_TASK TO COMPLETE_
Print the entire listing. Each line must match the original exactly.
——
typedef struct dg_multi dg_multi;
int dg_multi_create(dg_seg* seg, dg_emb* emb, int chunk_samples, int step_samples, int max_streams, int max_windows_per_stream,
                    int max_speakers, double tau, double rho, double delta, float gamma, float beta, int normalize_weights,
                    int num_windows, const double* hamming_host, dg_multi** out);
int dg_multi_open(dg_multi* h, int slot);
int dg_multi_close(dg_multi* h, int slot);
int dg_multi_push_host(dg_multi* h, int slot, const float* samples_host, int n);
int dg_multi_available(const dg_multi* h, int slot);
int dg_multi_step(dg_multi* h, const int32_t* plan_host, int n_rows, int32_t* counts_host, int32_t* header_host,
                  uint32_t* turns_host, int turn_cap_host, int* n_turns, float* seg_dev ,
                  float* emb_dev , int32_t* map_dev );
int dg_multi_last_step_ms(const dg_multi* h, float* ms);
int dg_multi_destroy(dg_multi* h);
typedef struct dg_resample dg_resample;
int dg_multi_add_rate(dg_multi* h, dg_resample* rs, int chunk_samples, int step_samples, int* rate_id);
int dg_multi_open_rate(dg_multi* h, int slot, int rate_id);
int dg_multi_open_config(dg_multi* h, int slot, int rate_id, int num_windows, const double params[3] );
int dg_multi_open_seeded(dg_multi* h, int slot, int rate_id, int num_windows, const double params[3] ,
                         const double* centers_host , int n);
int dg_multi_get_state(dg_multi* h, int slot, double* centers_host , int32_t* active_host ,
                       int* initialized);
typedef struct dg_gallery dg_gallery;
int dg_gallery_create(const double* centroids_host, int G, int D, int device, dg_gallery** out);
int dg_gallery_destroy(dg_gallery* g);
int dg_gallery_query(dg_gallery* g, const double* queries_dev , int Q, const int32_t* group_dev ,
                     const int32_t* claimed_dev , double threshold, int32_t* entry_dev ,
                     double* dist_dev , void* stream);
int dg_multi_set_gallery(dg_multi* h, dg_gallery* g, double threshold);
int dg_multi_set_slot_gallery(dg_multi* h, int slot, dg_gallery* g, double threshold);
int dg_multi_set_names(dg_multi* h, int slot, uint32_t named, const int32_t* claimed_host );
int dg_multi_last_names(const dg_multi* h, int32_t* out_host , int cap, int* n);
int dg_multi_last_windows(const dg_multi* h, float* wav_dev, int n_rows);
int dg_multi_export_bytes(const dg_multi* h, const int32_t* slots, int n, int64_t* bytes_out);
int dg_multi_export(dg_multi* h, const int32_t* slots, int n, int close, void* out_host, int64_t out_bytes);
int dg_multi_import(dg_multi* h, const void* blob_host, int64_t blob_bytes, int n, dg_gallery* const* gals,
                    int32_t* slots_out);
int dg_selftest_multi_transfer_host(const int32_t* geom, int n_ops, const int32_t* ops, const float* samples_host,
                                    int32_t* result, int src_slot, int patch, float* ring_out, float* yring_out, float* hist_out,
                                    int64_t cap, int64_t* info, char* message, int msg_cap);
int dg_selftest_multi_frames_host(int slots, int max_wps, int out_chunk, int out_step, int n_rates, const int32_t* rates,
                                  int n_ops, const int32_t* ops, int32_t* result, int64_t* records, int cap, int* n_records);
int dg_selftest_multi_staging_host(int slots, int C, int n_ops, const int32_t* ops, const float* samples_host, int32_t* result,
                                   float* rings_host);
int dg_selftest_gallery_plan_host(int n, const int32_t* slots, int n_keys, const int32_t* G, const double* thr,
                                  int32_t* groups_out, int32_t* segs_out, int32_t* work_out, int cap, int32_t* counts);
int dg_selftest_multi_gallery_host(int slots, int D, int M, int n_gal, const int32_t* gal, int n_ops, const double* ops,
                                   int32_t* result, char* messages, int msg_cap);
int dg_multi_create_vad(dg_seg* seg, int chunk_samples, int step_samples, int max_streams, int max_windows_per_stream,
                        double tau, int num_windows, const double* hamming_host, dg_multi** out);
——
_SOLUTION FOR THIS TASK_
typedef struct dg_multi dg_multi;
int dg_multi_create(dg_seg* seg, dg_emb* emb, int chunk_samples, int step_samples, int max_streams, int max_windows_per_stream,
                    int max_speakers, double tau, double rho, double delta, float gamma, float beta, int normalize_weights,
                    int num_windows, const double* hamming_host, dg_multi** out);
int dg_multi_open(dg_multi* h, int slot);
int dg_multi_close(dg_multi* h, int slot);
int dg_multi_push_host(dg_multi* h, int slot, const float* samples_host, int n);
int dg_multi_available(const dg_multi* h, int slot);
int dg_multi_step(dg_multi* h, const int32_t* plan_host, int n_rows, int32_t* counts_host, int32_t* header_host,
                  uint32_t* turns_host, int turn_cap_host, int* n_turns, float* seg_dev ,
                  float* emb_dev , int32_t* map_dev );
int dg_multi_last_step_ms(const dg_multi* h, float* ms);
int dg_multi_destroy(dg_multi* h);
typedef struct dg_resample dg_resample;
int dg_multi_add_rate(dg_multi* h, dg_resample* rs, int chunk_samples, int step_samples, int* rate_id);
int dg_multi_open_rate(dg_multi* h, int slot, int rate_id);
int dg_multi_open_config(dg_multi* h, int slot, int rate_id, int num_windows, const double params[3] );
int dg_multi_open_seeded(dg_multi* h, int slot, int rate_id, int num_windows, const double params[3] ,
                         const double* centers_host , int n);
int dg_multi_get_state(dg_multi* h, int slot, double* centers_host , int32_t* active_host ,
                       int* initialized);
typedef struct dg_gallery dg_gallery;
int dg_gallery_create(const double* centroids_host, int G, int D, int device, dg_gallery** out);
int dg_gallery_destroy(dg_gallery* g);
int dg_gallery_query(dg_gallery* g, const double* queries_dev , int Q, const int32_t* group_dev ,
                     const int32_t* claimed_dev , double threshold, int32_t* entry_dev ,
                     double* dist_dev , void* stream);
int dg_multi_set_gallery(dg_multi* h, dg_gallery* g, double threshold);
int dg_multi_set_slot_gallery(dg_multi* h, int slot, dg_gallery* g, double threshold);
int dg_multi_set_names(dg_multi* h, int slot, uint32_t named, const int32_t* claimed_host );
int dg_multi_last_names(const dg_multi* h, int32_t* out_host , int cap, int* n);
int dg_multi_last_windows(const dg_multi* h, float* wav_dev, int n_rows);
int dg_multi_export_bytes(const dg_multi* h, const int32_t* slots, int n, int64_t* bytes_out);
int dg_multi_export(dg_multi* h, const int32_t* slots, int n, int close, void* out_host, int64_t out_bytes);
int dg_multi_import(dg_multi* h, const void* blob_host, int64_t blob_bytes, int n, dg_gallery* const* gals,
                    int32_t* slots_out);
int dg_selftest_multi_transfer_host(const int32_t* geom, int n_ops, const int32_t* ops, const float* samples_host,
                                    int32_t* result, int src_slot, int patch, float* ring_out, float* yring_out, float* hist_out,
                                    int64_t cap, int64_t* info, char* message, int msg_cap);
int dg_selftest_multi_frames_host(int slots, int max_wps, int out_chunk, int out_step, int n_rates, const int32_t* rates,
                                  int n_ops, const int32_t* ops, int32_t* result, int64_t* records, int cap, int* n_records);
int dg_selftest_multi_staging_host(int slots, int C, int n_ops, const int32_t* ops, const float* samples_host, int32_t* result,
                                   float* rings_host);
int dg_selftest_gallery_plan_host(int n, const int32_t* slots, int n_keys, const int32_t* G, const double* thr,
                                  int32_t* groups_out, int32_t* segs_out, int32_t* work_out, int cap, int32_t* counts);
int dg_selftest_multi_gallery_host(int slots, int D, int M, int n_gal, const int32_t* gal, int n_ops, const double* ops,
                                   int32_t* result, char* messages, int msg_cap);
int dg_multi_create_vad(dg_seg* seg, int chunk_samples, int step_samples, int max_streams, int max_windows_per_stream,
                        double tau, int num_windows, const double* hamming_host, dg_multi** out);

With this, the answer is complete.